A reduction in our total body water can happen because of two main reasons:[1]

  1. Water deficit (water loss dehydration)
  2. Salt and water deficit (salt loss dehydration)

How does salt fit into this equation?

Water in our body is found in two places: either inside the cells or outside the cells. The balance between these two, which is very important in order for the body to function properly, is maintained by salt. That’s why we’re given electrolytes (dissolved salts and glucose) in sports drinks, or when we are dehydrated. These additions allow water to be absorbed more quickly by the body.

Too much water can also be bad for you because the salts (and other nutrients) get diluted and cannot exert their effect or control the movement of water.


Some tips to maintain a good level of hydration:

During high heat and exercise, drink enough water from time to time, until you quench your thirst. Add some salt and glucose to your water if you feel very thirsty.

The health authorities commonly recommend about 2 litres of water in a day. But there are many factors that affect our individual needs. As a general rule, drink enough water for to have pale yellow colour urine. A bright yellow colour means you need more water. Some medications can also change the colour of urine. In that case, until you’re not thirsty anymore.
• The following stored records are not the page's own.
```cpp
extern "C" int md_conv3_wino(const void* t_in, const void* wpk, float* out, const float* bias, int64_t bias_bstride,
                             const float* residual, int64_t res_bstride, double* stats, int32_t batch, int32_t cin,
                             int32_t cout, int32_t D, int32_t H, int32_t W, int32_t variant, void* stream) {
  if (!t_in || !wpk || !out || batch <= 0) return MD_ERR_BAD_ARG;
  if (cin <= 0 || cout <= 0 || (cin % 32) || (cout % 128)) return MD_ERR_UNSUPPORTED;
  if (D <= 0 || H <= 0 || W <= 0 || (D % WN_TZ) || (H % WN_TY) || (W % WN_TX)) return MD_ERR_UNSUPPORTED;
  if ((int64_t)D * H * W * 8 >= (int64_t)1 << 31) return MD_ERR_UNSUPPORTED;
  WnArgs a;
  a.T = (const uint4*)t_in; a.wpk = (const uint4*)wpk; a.out = out; a.bias = bias; a.residual = residual; a.stats = stats;
  a.hdr = nullptr;
  a.out_scale = 1.0f; a.amax = nullptr;
  a.bias_bstride = bias_bstride; a.res_bstride = res_bstride;
  a.batch = batch; a.cin = cin; a.cout = cout; a.D = D; a.H = H; a.W = W;
  const int tiles = (D / WN_TZ) * (H / WN_TY) * (W / WN_TX);
  MD_HIP_CLEAR_ERROR();
  const dim3 grid((unsigned)(tiles * batch), (unsigned)(cout / 128));
#define WN_LAUNCH(A_) hipLaunchKernelGGL((md_conv3_wino_kernel<A_, false, false, true>), grid, dim3(WN_THREADS), 0, (hipStream_t)stream, a)
  if (variant != 0 && residual == nullptr) return MD_ERR_UNSUPPORTED;
  switch (variant) {
    case 0:
      if (residual) WN_LAUNCH(0);
      else hipLaunchKernelGGL((md_conv3_wino_kernel<0, false, false, false>), grid, dim3(WN_THREADS), 0, (hipStream_t)stream, a);
      break;
#ifdef MD_BUILD_ABLATIONS
    case 1: WN_LAUNCH(1); break;
    case 2: WN_LAUNCH(2); break;
    case 4: WN_LAUNCH(4); break;
    case 6: WN_LAUNCH(6); break;
    case 22: WN_LAUNCH(22); break;
    case 9: WN_LAUNCH(9); break;
    case 16: WN_LAUNCH(16); break;
    case 25: WN_LAUNCH(25); break;
    case 32: WN_LAUNCH(32); break;
    case 64: WN_LAUNCH(64); break;
    case 128: WN_LAUNCH(128); break;
#endif
    default: return MD_ERR_UNSUPPORTED;
  }
#undef WN_LAUNCH
  MD_HIP_CHECK_LAUNCH();
  return MD_OK;
}
```

### meshdiffusion_amd/csrc/wino_prep2.hip

```cpp
#include "md_common.h"

namespace {
constexpr int P2_POS = 256;
constexpr int P2_STRIDE = 12;
constexpr int P2_REGION = (P2_POS / 2) * P2_STRIDE + 16;
constexpr int P2_GROUP = 2 * P2_REGION;
#ifdef P2_OLD_IMAGE
__device__ __forceinline__ int p2_slot(int p) { return p * P2_STRIDE; }
#else
__device__ __forceinline__ int p2_slot(int p) { return (p & 1) * P2_REGION + (p >> 1) * P2_STRIDE; }
#endif
}

template <bool DUAL, bool F8 = false>
__global__ __launch_bounds__(256) void md_wino_prep2_kernel(const float* __restrict__ x1, const float* __restrict__ x2,
                                                            int c1, int c2, const float* __restrict__ ac, int silu, int ups,
                                                            uint4* __restrict__ T, uint4* __restrict__ U, float* __restrict__ sums,
                                                            int batch, int D, int H, int W, uint32_t thr16, float drop_scale,
                                                            uint64_t seed, const float* __restrict__ eq) {
  __shared__ __attribute__((aligned(16))) float act[P2_GROUP];
  __shared__ float wsum[32];
  float psum[8];
  const int tid = threadIdx.x;
  const int Wp = W >> 1;
  const int64_t P = (int64_t)D * H * W, Ph = P >> 1;
  const int CG = (c1 + c2) >> 3;
  const int nblk = (int)(P / P2_POS);
  const int blk = blockIdx.x % nblk;
  const int cg = (blockIdx.x / nblk) % CG;
  const int b = blockIdx.x / (nblk * CG);
  int Di = D, Hi = H, Wi = W;
  if (ups) { Di >>= 1; Hi >>= 1; Wi >>= 1; }
  const int64_t Pin = (int64_t)Di * Hi * Wi;
  const float* src = (cg * 8 < c1) ? x1 + ((int64_t)b * (c1 >> 3) + cg) * Pin * 8
                                   : x2 + ((int64_t)b * (c2 >> 3) + (cg - (c1 >> 3))) * Pin * 8;
  {
    const int64_t p = (int64_t)blk * P2_POS + tid;
    const int x = (int)(p % W), y = (int)((p / W) % H), z = (int)(p / ((int64_t)W * H));
    const int64_t spos = ups ? ((int64_t)(z >> 1) * Hi + (y >> 1)) * Wi + (x >> 1) : p;
    const f32x4* sp = (const f32x4*)(src + spos * 8);
    const f32x4 v0 = sp[0], v1 = sp[1];
    float a[8], c[8];
#pragma unroll
    for (int e = 0; e < 8; ++e) { a[e] = 1.f; c[e] = 0.f; }
    if (ac != nullptr) {
      const f32x4* ap = (const f32x4*)(ac + ((int64_t)b * (c1 + c2) + cg * 8) * 2);
#pragma unroll
      for (int q = 0; q < 4; ++q) {
        const f32x4 v = ap[q];
        a[2 * q] = v[0]; c[2 * q] = v[1]; a[2 * q + 1] = v[2]; c[2 * q + 1] = v[3];
      }
    }
    uint64_t bits[2] = {0, 0};
    if (thr16) {
      const uint64_t quad0 = (uint64_t)(((int64_t)b * (c1 + c2) + cg * 8) >> 2) * (uint64_t)Pin;
      bits[0] = md_drop_bits(seed, quad0 + (uint64_t)spos);
      bits[1] = md_drop_bits(seed, quad0 + (uint64_t)Pin + (uint64_t)spos);
    }
    float yv[8];
#pragma unroll
    for (int e = 0; e < 8; ++e) {
      float t = e < 4 ? v0[e] : v1[e - 4];
      if (ac != nullptr) {
        t = t * a[e] + c[e];
        if (silu) t = t * __builtin_amdgcn_rcpf(1.0f + __builtin_amdgcn_exp2f(t * -1.4426950408889634f));
      }
      if (thr16) t = md_drop_keep(bits[e >> 2], e & 3, thr16) ? t * drop_scale : 0.f;
      yv[e] = t;
    }
    if constexpr (F8) {
      if (eq != nullptr) {
        const f32x4* ep = (const f32x4*)(eq + cg * 8);
        const f32x4 e0 = ep[0], e1 = ep[1];
#pragma unroll
        for (int e = 0; e < 8; ++e) yv[e] *= e < 4 ? e0[e] : e1[e - 4];
      }
    }
#pragma unroll
    for (int e = 0; e < 8; ++e) psum[e] = yv[e];
    float* dst = act + p2_slot(tid);
    *(f32x4*)dst = f32x4{yv[0], yv[1], yv[2], yv[3]};
    *(f32x4*)(dst + 4) = f32x4{yv[4], yv[5], yv[6], yv[7]};
  }
  if constexpr (DUAL) {
    if (sums != nullptr) {
#pragma unroll
      for (int e = 0; e < 8; ++e) {
        float v = psum[e];
        v += __builtin_bit_cast(float, __builtin_amdgcn_update_dpp(0, __builtin_bit_cast(int, v), 0xB1, 0xF, 0xF, true));
        v += __builtin_bit_cast(float, __builtin_amdgcn_update_dpp(0, __builtin_bit_cast(int, v), 0x4E, 0xF, 0xF, true));
        v += __builtin_bit_cast(float, __builtin_amdgcn_update_dpp(0, __builtin_bit_cast(int, v), 0x141, 0xF, 0xF, true));
        v += __builtin_bit_cast(float, __builtin_amdgcn_update_dpp(0, __builtin_bit_cast(int, v), 0x140, 0xF, 0xF, true));
        v += __shfl_xor(v, 16, 64);
        v += __shfl_xor(v, 32, 64);
        if ((tid & 63) == 0) wsum[(tid >> 6) * 8 + e] = v;
      }
    }
  }
  __syncthreads();
  if constexpr (DUAL) {
    if (sums != nullptr && tid < 8)
      atomicAdd(sums + (int64_t)b * (c1 + c2) + cg * 8 + tid, (wsum[tid] + wsum[8 + tid]) + (wsum[16 + tid] + wsum[24 + tid]));
  }
  {
    const int pi = tid & 127, fh = tid >> 7;
    const int lp = 2 * pi;
    const int x = lp % W;
    float d[4][8];
#pragma unroll
    for (int k = 0; k < 4; ++k) {
      const bool need = fh == 0 ? k < 3 : k > 0;
      const int xx = x - 1 + k;
      const bool live = need && xx >= 0 && xx < W;
      f32x4 u0 = {0.f, 0.f, 0.f, 0.f}, u1 = u0;
      if (live) {
        const float* s = act + p2_slot(lp - 1 + k);
        u0 = *(const f32x4*)s; u1 = *(const f32x4*)(s + 4);
      }
#pragma unroll
      for (int e = 0; e < 8; ++e) d[k][e] = e < 4 ? u0[e] : u1[e - 4];
    }
    const int64_t pos2 = ((int64_t)blk * P2_POS >> 1) + pi;
    uint4* out = T + ((int64_t)b * CG + cg) * 8 * Ph + pos2;
#pragma unroll
    for (int g = 0; g < 2; ++g) {
      const int f = 2 * fh + g;
      float t[8];
#pragma unroll
      for (int e = 0; e < 8; ++e)
        t[e] = f == 0 ? d[0][e] - d[2][e] : f == 1 ? d[1][e] + d[2][e] : f == 2 ? d[2][e] - d[1][e] : d[1][e] - d[3][e];
      if constexpr (F8) {
        uint4 hv;
        uint32_t q8[2], ql8[2];
        md_split_f16f8(t, hv, q8, ql8);
        out[(int64_t)(f * 2) * Ph] = hv;
        out[(int64_t)(f * 2 + 1) * Ph] = make_uint4(q8[0], q8[1], ql8[0], ql8[1]);
      } else {
        uint32_t hw[4], lw[4];
#pragma unroll
        for (int q = 0; q < 4; ++q) md_split2(t[2 * q], t[2 * q + 1], hw[q], lw[q]);
        out[(int64_t)(f * 2) * Ph] = make_uint4(hw[0], hw[1], hw[2], hw[3]);
        out[(int64_t)(f * 2 + 1) * Ph] = make_uint4(lw[0], lw[1], lw[2], lw[3]);
      }
    }
    if constexpr (DUAL) {
      uint4* uo = U + ((int64_t)b * CG + cg) * 8 * Ph + pos2;
#pragma unroll
      for (int g = 0; g < 2; ++g) {
        const int f = 2 * fh + g;
        float t[8];
#pragma unroll
        for (int e = 0; e < 8; ++e)
          t[e] = f == 0 ? d[1][e] : f == 1 ? d[1][e] + d[2][e] : f == 2 ? d[1][e] - d[2][e] : d[2][e];
        uint32_t hw[4], lw[4];
#pragma unroll
        for (int q = 0; q < 4; ++q) md_split2(t[2 * q], t[2 * q + 1], hw[q], lw[q]);
        uo[(int64_t)(f * 2) * Ph] = make_uint4(hw[0], hw[1], hw[2], hw[3]);
        uo[(int64_t)(f * 2 + 1) * Ph] = make_uint4(lw[0], lw[1], lw[2], lw[3]);
      }
    }
  }
}
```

Thirst is generally a good sign of dehyration. However, older people may consciously need to watch their water intake, because our natural thirst mechanisms can start to malfunction in old age.

If you experience headaches on a daily basis, increase your water intake slowly to reach an amount that suits you.

Alcohol is a diuretic, i.e. it makes you lose water. Drinking a glass of water between alcoholic drinks can go a long way. It can also reduce the severity of a hangover.

Caffeinated drinks (tea and coffee) have a mild diuretic effect. The water loss is small enough to be replaced by water in fruits and vegetables. But moderation is still a good idea.

Speaking of fruits and vegetables, many of them have 80-90% water, along with fibre and other nutrients. These include cucumbers, salad greens, strawberries, watermelon etc. A diet rich in fruits and vegetables can help you stay hydrated.

If you do not like the taste of water, add a little bit of soda water or juice to it. Plain fruit juice will increase your fluid intake, but raise your calorie intake too, without the fibre benefits of eating whole fruits.

Only your body can tell you how much water you need! Just keeping an eye out for the signs of dehydration can help take a step closer to a healthier you.



1. Thomas DR, et al. Journal of the American Medical Directors Association 2008, 9(5): 292-301.
2.  Kleiner SM. Journal of the American Dietetic Association 1999, 99(2): 200-206.
3. Boschmann M, et al. J Clin Endocrinol Metab 2003, 88(12): 6015-6019.
4. Boschmann M, et al. The Journal of Clinical Endocrinology & Metabolism 2007, 92(8): 3334-3337.